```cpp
int frcnn_rpn_decode(const float* rpn_out_dev, int ld, int delta_col, const float* base_anchors_dev, int num_anchors,
                     int batch, int fh, int fw, int feat_stride, float im_h, float im_w, float* scores_dev,
                     float* props_dev, void* stream);
size_t frcnn_sort_workspace_bytes(int n);
int frcnn_sort_desc(const float* keys_dev, int n, int batch, int* order_dev, float* sorted_keys_dev, void* workspace_dev,
                    size_t workspace_bytes, void* stream);
int frcnn_proposals(const float* props_dev, const float* scores_dev, const int* order_dev, int n, int batch,
                    int pre_nms_top_n, int post_nms_top_n, float thresh, unsigned flags, float* rois_dev,
                    float* roi_scores_dev, int* keep_dev, int* num_dev, void* stream);
int frcnn_crop_pool(const float* feat_dev, int batch, int fh, int fw, int c, const float* rois_dev, int r, int pooled,
                    int pre_pool, float* out_dev, void* stream);
#define FRCNN_ROI_ALIGN_MAX_SAMPLING 16
int frcnn_roi_align(const float* feat_dev, int batch, int fh, int fw, int c, const float* rois_dev, int r, int pooled,
                    float spatial_scale, int sampling_ratio, int aligned, float* out_dev, void* stream);
int frcnn_roi_pool(const float* feat_dev, int batch, int fh, int fw, int c, const float* rois_dev, int r, int pooled,
                   float spatial_scale, float* out_dev, void* stream);
int frcnn_cls_finish(const float* head_out_dev, int ld, int r, int num_classes, const float* stds4,
                     const float* means4, float* cls_score_dev, float* cls_prob_dev, float* bbox_pred_dev,
                     void* stream);
int frcnn_bbox_decode(const float* rois_dev, const float* bbox_pred_dev, int r, int num_classes, int batch,
                      const float* im_meta_dev, float* pred_boxes_dev, void* stream);
size_t frcnn_detect_post_workspace_bytes(int r, int num_classes, int batch);
int frcnn_detect_post(const float* cls_prob_dev, const float* pred_boxes_dev, const int* num_rois_dev, int r, int batch,
                      int num_classes, float score_thresh, float nms_thresh, unsigned flags,
                      int max_per_image, int max_det, float* det_dev, int* ndet_dev, int record_stride, int* keep_dev,
                      int* keep_cnt_dev, float* keep_score_dev, void* workspace_dev, size_t workspace_bytes, void* stream);
#define FRCNN_SOFT_NMS_LINEAR 0
#define FRCNN_SOFT_NMS_GAUSSIAN 1
#define FRCNN_SOFT_NMS_HARD 2
int frcnn_soft_nms_host(float* dets_out, int* keep_out, int* num_out, const float* dets_host, int n, int dim, int method,
                        float sigma, float nt, float score_thresh, int device_id);
int frcnn_detect_post_soft(const float* cls_prob_dev, const float* pred_boxes_dev, const int* num_rois_dev, int r, int batch,
                           int num_classes, float score_thresh, int method, float sigma, float nt, float prune_thresh,
                           int max_per_image, int max_det, float* det_dev, int* ndet_dev, int record_stride, int* keep_dev,
                           int* keep_cnt_dev, float* keep_score_dev, void* workspace_dev, size_t workspace_bytes, void* stream);
#define FRCNN_BOX_VOTE_ID 0
#define FRCNN_BOX_VOTE_AVG 1
#define FRCNN_BOX_VOTE_IOU_AVG 2
#define FRCNN_BOX_VOTE_GENERALIZED_AVG 3
#define FRCNN_BOX_VOTE_QUASI_SUM 4
#define FRCNN_BOX_VOTE_TEMP_AVG 5
int frcnn_box_vote_host(float* dets_out, const float* top_host, int n_top, int top_dim, const float* all_host, int n_all,
                        int all_dim, float thresh, int method, float beta, int device_id);
int frcnn_detect_post_vote(const float* cls_prob_dev, const float* pred_boxes_dev, const int* num_rois_dev, int r, int batch,
                           int num_classes, float score_thresh, float nms_thresh, unsigned flags, int max_per_image, int max_det,
                           float* det_dev, int* ndet_dev, int record_stride, int* keep_dev, int* keep_cnt_dev, float* keep_score_dev,
                           void* workspace_dev, size_t workspace_bytes, float vote_thresh, int vote_method, float vote_beta,
                           float* vote_box_dev, void* stream);
int frcnn_detect_post_soft_vote(const float* cls_prob_dev, const float* pred_boxes_dev, const int* num_rois_dev, int r, int batch,
                                int num_classes, float score_thresh, int method, float sigma, float nt, float prune_thresh,
                                int max_per_image, int max_det, float* det_dev, int* ndet_dev, int record_stride, int* keep_dev,
                                int* keep_cnt_dev, float* keep_score_dev, void* workspace_dev, size_t workspace_bytes,
                                float vote_thresh, int vote_method, float vote_beta, float* vote_box_dev, void* stream);
int frcnn_detect_features(const int* keep_dev, const int* keep_cnt_dev, const float* fc7_dev, int r, int batch, int num_classes,
                          int feat_dim, int max_det, float* feat_out_dev, int* roi_out_dev, void* stream);
int frcnn_detect_regions_workspace_bytes(int r, int num_classes, int batch, size_t* bytes);
// ... 19 lines not shown
```

### tf_faster_rcnn_b200/_native.py

```python
import ctypes as C
import os

_HERE = os.path.dirname(os.path.abspath(__file__))
LIB_PATH = os.path.join(_HERE, "libfrcnn_b200_wd.so" if os.environ.get("FRCNN_LIB_VARIANT") == "wd" else "libfrcnn_b200.so")

NMS_PLUS_ONE, NMS_INCLUSIVE, NMS_SKIP_DEGENERATE = 1, 2, 4
NMS_MODE_CPU_NMS = NMS_PLUS_ONE | NMS_INCLUSIVE
NMS_MODE_GPU_NMS = NMS_PLUS_ONE
NMS_MODE_TF = NMS_SKIP_DEGENERATE
ACT_NONE, ACT_RELU, ACT_RELU6 = 0, 1, 2
CONV_F16X3, CONV_TF32X3, CONV_F16X1 = 0, 1, 2
SOFT_NMS_METHODS = {"linear": 0, "gaussian": 1, "hard": 2}
AUG_MAX_VIEWS = 16
BOX_VOTE_METHODS = {"ID": 0, "AVG": 1, "IOU_AVG": 2, "GENERALIZED_AVG": 3, "QUASI_SUM": 4, "TEMP_AVG": 5}
ROI_ALIGN_MAX_SAMPLING = 16
ROI_MAX_POOLED = 16

vp, ci, cf, cu, sz = C.c_void_p, C.c_int, C.c_float, C.c_uint, C.c_size_t
ip, fp = C.POINTER(C.c_int), C.POINTER(C.c_float)


class ConvDesc(C.Structure):
    _fields_ = [("in_dev", vp), ("w_hi_dev", vp), ("w_lo_dev", vp), ("scale_dev", vp), ("shift_dev", vp),
                ("residual_dev", vp), ("out_dev", vp),
                ("n", ci), ("h", ci), ("w", ci), ("cin", ci), ("cout", ci), ("kh", ci), ("kw", ci), ("stride", ci),
                ("pad_t", ci), ("pad_l", ci), ("ho", ci), ("wo", ci), ("act", ci), ("block_n", ci), ("kb_per_chunk", ci), ("split_k", ci),
                ("impl", ci), ("out_mult", cf), ("in2_dev", vp), ("cin2", ci), ("mean_dev", vp), ("mean_hw", ci)]


SIGNATURES = {
    "frcnn_version": (ci, []),
    "frcnn_last_error": (ci, [C.c_char_p, sz]),
    "frcnn_check_device": (ci, [ci]),
    "frcnn_zero_async": (ci, [vp, sz, vp]),
    "frcnn_graph_begin": (ci, [vp]),
    "frcnn_graph_end": (ci, [vp, C.POINTER(vp)]),
    "frcnn_graph_launch": (ci, [vp, vp]),
    "frcnn_graph_destroy": (None, [vp]),
    "frcnn_nms_host": (ci, [ip, ip, fp, ci, ci, cf, ci, cu]),
    "frcnn_nms_sorted_dev": (ci, [vp, ci, cf, cu, ci, vp, vp, vp]),
    "frcnn_conv_plan_create": (ci, [C.POINTER(vp), C.POINTER(ConvDesc)]),
    "frcnn_conv_plan_run": (ci, [vp, vp]),
    "frcnn_conv_plan_geometry": (ci, [C.POINTER(ConvDesc), ci, ip]),
    "frcnn_conv_plan_info": (ci, [vp, ip, ip, ip, ip, ip, ip, ip, ip]),
    "frcnn_conv_plan_set_trace": (ci, [vp, vp]),
    "frcnn_conv_plan_destroy": (None, [vp]),
    "frcnn_debug_watchdog": (ci, [C.POINTER(C.c_uint), ci]),
    "frcnn_pack_conv_weights": (ci, [vp, vp, vp, ci, ci, ci, ci, ci, vp]),
    "frcnn_pack_conv_weights_tf32": (ci, [vp, vp, vp, ci, ci, ci, ci, vp]),
    "frcnn_conv_first": (ci, [vp, vp, vp, vp, vp, ci, ci, ci, ci, ci, ci, ci, ci, ci, ci, ci, vp]),
    "frcnn_depthwise3x3": (ci, [vp, vp, vp, vp, vp, ci, ci, ci, ci, ci, ci, ci, ci, ci, ci, vp]),
    "frcnn_max_pool": (ci, [vp, vp, ci, ci, ci, ci, ci, ci, ci, ci, ci, ci, ci, vp]),
    "frcnn_spatial_mean": (ci, [vp, vp, ci, ci, ci, vp]),
    "frcnn_preprocess": (ci, [vp, ci, ci, C.POINTER(C.c_double), C.c_double, C.c_double, vp, ci, ci, vp]),
    "frcnn_rpn_decode": (ci, [vp, ci, ci, vp, ci, ci, ci, ci, ci, cf, cf, vp, vp, vp]),
    "frcnn_sort_workspace_bytes": (sz, [ci]),
    "frcnn_sort_desc": (ci, [vp, ci, ci, vp, vp, vp, sz, vp]),
    "frcnn_proposals": (ci, [vp, vp, vp, ci, ci, ci, ci, cf, cu, vp, vp, vp, vp, vp]),
    "frcnn_crop_pool": (ci, [vp, ci, ci, ci, ci, vp, ci, ci, ci, vp, vp]),
    "frcnn_roi_align": (ci, [vp, ci, ci, ci, ci, vp, ci, ci, cf, ci, ci, vp, vp]),
    "frcnn_roi_pool": (ci, [vp, ci, ci, ci, ci, vp, ci, ci, cf, vp, vp]),
    "frcnn_cls_finish": (ci, [vp, ci, ci, ci, fp, fp, vp, vp, vp, vp]),
    "frcnn_bbox_decode": (ci, [vp, vp, ci, ci, ci, vp, vp, vp]),
    "frcnn_detect_post_workspace_bytes": (sz, [ci, ci, ci]),
    "frcnn_detect_regions_workspace_bytes": (ci, [ci, ci, ci, C.POINTER(sz)]),
    "frcnn_detect_post": (ci, [vp, vp, vp, ci, ci, ci, cf, cf, cu, ci, ci, vp, vp, ci, vp, vp, vp, vp, sz, vp]),
    "frcnn_soft_nms_host": (ci, [fp, ip, ip, fp, ci, ci, ci, cf, cf, cf, ci]),
    "frcnn_detect_post_soft": (ci, [vp, vp, vp, ci, ci, ci, cf, ci, cf, cf, cf, ci, ci, vp, vp, ci, vp, vp, vp, vp, sz, vp]),
    "frcnn_detect_features": (ci, [vp, vp, vp, ci, ci, ci, ci, ci, vp, vp, vp]),
    "frcnn_detect_regions": (ci, [vp, vp, vp, vp, vp, ci, ci, ci, ci, cf, cu, cf, ci, ci, vp, vp, vp, vp, sz, vp, vp, vp, vp, vp, vp, vp,
                                  vp, vp]),
    "frcnn_boxes_to_rois": (ci, [vp, vp, vp, ci, ci, vp, vp, vp]),
    "frcnn_preprocess_hflip": (ci, [vp, ci, ci, C.POINTER(C.c_double), C.c_double, C.c_double, vp, ci, ci, vp]),
    "frcnn_aug_union": (ci, [C.POINTER(vp), C.POINTER(vp), C.POINTER(vp), ip, ip, ci, ci, ci, vp, vp, vp, vp, vp]),
    "frcnn_box_vote_host": (ci, [fp, fp, ci, ci, fp, ci, ci, cf, ci, cf, ci]),
    "frcnn_detect_post_vote": (ci, [vp, vp, vp, ci, ci, ci, cf, cf, cu, ci, ci, vp, vp, ci, vp, vp, vp, vp, sz, cf, ci, cf, vp, vp]),
    "frcnn_detect_post_soft_vote": (ci, [vp, vp, vp, ci, ci, ci, cf, ci, cf, cf, cf, ci, ci, vp, vp, ci, vp, vp, vp, vp, sz, cf, ci, cf, vp,
                                         vp]),
}

_lib = None


def lib():
    global _lib
    if _lib is None:
        if not os.path.exists(LIB_PATH):
            raise RuntimeError("libfrcnn_b200.so not built (%s): the CUDA extension is mandatory, "
                               "there is no CPU fallback" % LIB_PATH)
        L = C.CDLL(LIB_PATH)
        for name, (res, args) in SIGNATURES.items():
            fn = getattr(L, name)
            fn.restype = res
            fn.argtypes = args
        _lib = L
    return _lib


def last_error():
    buf = C.create_string_buffer(512)
    lib().frcnn_last_error(buf, 512)
    return buf.value.decode("utf-8", "replace")


def check(rc, what=""):
    if rc != 0:
        raise RuntimeError("frcnn_b200 %s failed (status %d): %s" % (what, rc, last_error()))
```

### tf_faster_rcnn_b200/csrc/conv_gemm.cu

```cuda
#include <cuda_fp16.h>
#include "common.cuh"
#include "../../include/frcnn_b200.h"
#include <stdlib.h>
#include <string.h>

namespace frcnn {

constexpr int BLOCK_M = 128;
constexpr int BLOCK_K = 32;
constexpr int A_TILE_BYTES = BLOCK_M * BLOCK_K * 4;
constexpr int NUM_CONSUMERS = 256;
constexpr int NUM_THREADS = NUM_CONSUMERS + 128;
constexpr int REGS_PRODUCER = 40, REGS_CONSUMER = 232;
constexpr int STAGES = 3;

struct ConvKernelParams {
  float* out;
  const float* residual;
  const float* scale;
  const float* shift;
  int cout, ho, wo, nimg;
  int tn, th, tw;
  int tiles_h, tiles_w;
  int kh, kw, cin, stride, pad_t, pad_l;
  int act;
  int a_box_bytes;
  int kb_per_split;
  int m_tiles, n_tiles, total_units, n_full, splits;
  int raster_n;
  float* ws;
  long long* trace;
  int num_kb_total;
  int cin2;
  float* mean_out;
  float* mean_ws;
  int mean_hw, mean_segs, mean_ld;
};

#ifdef FRCNN_WATCHDOG
#define FRCNN_TRACE(slot, kbv)                                                              \
  do {                                                                                      \
    if (p.trace && blockIdx.x == 0 && (kbv) < 64) p.trace[(kbv) * 8 + (slot)] = clock64(); \
  } while (0)
#else
#define FRCNN_TRACE(slot, kbv) do { } while (0)
#endif

template <int MODE> struct KTraits {
  static constexpr bool TF32 = MODE == FRCNN_CONV_TF32X3;
  static constexpr bool X1 = MODE == FRCNN_CONV_F16X1;
  static constexpr int BOXES = TF32 ? 1 : 2;
  static constexpr int A_BYTES = BOXES * A_TILE_BYTES;
  static constexpr float LO_SCALE = TF32 ? 1.f : 0.00048828125f;
};
template <int BN> constexpr int b_plane_bytes() { return BN * 128; }
template <int BN, int MODE> constexpr int stage_bytes() { return KTraits<MODE>::A_BYTES + 2 * b_plane_bytes<BN>(); }
template <int BN, int MODE> constexpr int smem_bytes() {
  return STAGES * stage_bytes<BN, MODE>() + 1024  + 64 ;
}
constexpr int MEAN_COLS = 64, MEAN_LD = MEAN_COLS + 2;
constexpr int MEAN_SMEM = BLOCK_M * MEAN_LD * 4;
static_assert(smem_bytes<128, FRCNN_CONV_F16X3>() + MEAN_SMEM <= 227 * 1024, "ring exceeds the sm_90 shared-memory limit per block");

struct Unit {
  int w0, h0, n0, nblk, z, kb0, num_kb, slot;
};
__device__ __forceinline__ Unit decode_unit(const ConvKernelParams& p, int u, int num_kb_total) {
  Unit t;
  int tile;
  if (u < p.n_full) { tile = u; t.z = 0; t.slot = -1; }
  else { const int v = u - p.n_full; t.slot = v / p.splits; t.z = v - t.slot * p.splits; tile = p.n_full + t.slot; }
  int mt;
  if (p.raster_n) { t.nblk = tile % p.n_tiles; mt = tile / p.n_tiles; }
  else { mt = tile % p.m_tiles; t.nblk = tile / p.m_tiles; }
  const int tile_w = mt % p.tiles_w;
  const int tile_h = (mt / p.tiles_w) % p.tiles_h;
  const int tile_n = mt / (p.tiles_w * p.tiles_h);
  t.w0 = tile_w * p.tw; t.h0 = tile_h * p.th; t.n0 = tile_n * p.tn;
  if (t.slot < 0) { t.kb0 = 0; t.num_kb = num_kb_total; }
  else { t.kb0 = t.z * p.kb_per_split; t.num_kb = min(p.kb_per_split, num_kb_total - t.kb0); }
  return t;
}

template <int ACT>
__device__ __forceinline__ float apply_act(float a) {
  if (ACT == FRCNN_ACT_RELU) return fmaxf(a, 0.f);
  if (ACT == FRCNN_ACT_RELU6) return fminf(fmaxf(a, 0.f), 6.f);
  return a;
}

template <bool RES, int ACT>
__device__ __forceinline__ float2 finish2(const float2 v, const float2 sc, const float2 sh, const float2 r) {
  float2 y;
  y.x = __fadd_rn(__fmul_rn(v.x, sc.x), sh.x); y.y = __fadd_rn(__fmul_rn(v.y, sc.y), sh.y);
  if (RES) { y.x = __fadd_rn(y.x, r.x); y.y = __fadd_rn(y.y, r.y); }
  y.x = apply_act<ACT>(y.x); y.y = apply_act<ACT>(y.y);
  return y;
}

constexpr int EPI_CHUNK = 8;
template <int BN, bool RES, int ACT>
__device__ __forceinline__ void epilogue_vec(const ConvKernelParams& p, const float (&acc)[BN / 2], const int cbase,
                                             const int pix0, const int pix1) {
  const int cout = p.cout;
  constexpr int NJ = BN / 8;
  constexpr int CH = NJ < EPI_CHUNK ? NJ : EPI_CHUNK;
  static_assert(NJ % CH == 0, "chunking");
  const float* const res0 = RES ? p.residual + (size_t)(pix0 >= 0 ? pix0 : 0) * cout : nullptr;
  const float* const res1 = RES ? p.residual + (size_t)(pix1 >= 0 ? pix1 : 0) * cout : nullptr;
#pragma unroll
  for (int j0 = 0; j0 < NJ; j0 += CH) {
    if (cbase + 8 * j0 >= cout) break;
    float2 sc[CH], sh[CH], r0[CH], r1[CH];
#pragma unroll
    for (int jj = 0; jj < CH; ++jj) {
      const int c = cbase + 8 * (j0 + jj);
      sc[jj] = ld_nc_f2_pinned(p.scale + c);
      sh[jj] = ld_nc_f2_pinned(p.shift + c);
      if (RES) {
        r0[jj] = ld_nc_f2_pinned_if(res0 + c, pix0 >= 0 && c < cout);
        r1[jj] = ld_nc_f2_pinned_if(res1 + c, pix1 >= 0 && c < cout);
      } else {
        r0[jj] = r1[jj] = sc[jj];
      }
    }
#pragma unroll
    for (int jj = 0; jj < CH; ++jj) {
      const int j = j0 + jj;
      const int c = cbase + 8 * j;
      if (c >= cout) break;
      if (pix0 >= 0)
        *reinterpret_cast<float2*>(p.out + (size_t)pix0 * cout + c) =
            finish2<RES, ACT>(make_float2(acc[4 * j], acc[4 * j + 1]), sc[jj], sh[jj], r0[jj]);
      if (pix1 >= 0)
        *reinterpret_cast<float2*>(p.out + (size_t)pix1 * cout + c) =
            finish2<RES, ACT>(make_float2(acc[4 * j + 2], acc[4 * j + 3]), sc[jj], sh[jj], r1[jj]);
    }
  }
}
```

What needs to be done: Please tally the lines of the material that contain the word "unsigned", then give the total alone.

Task output: 3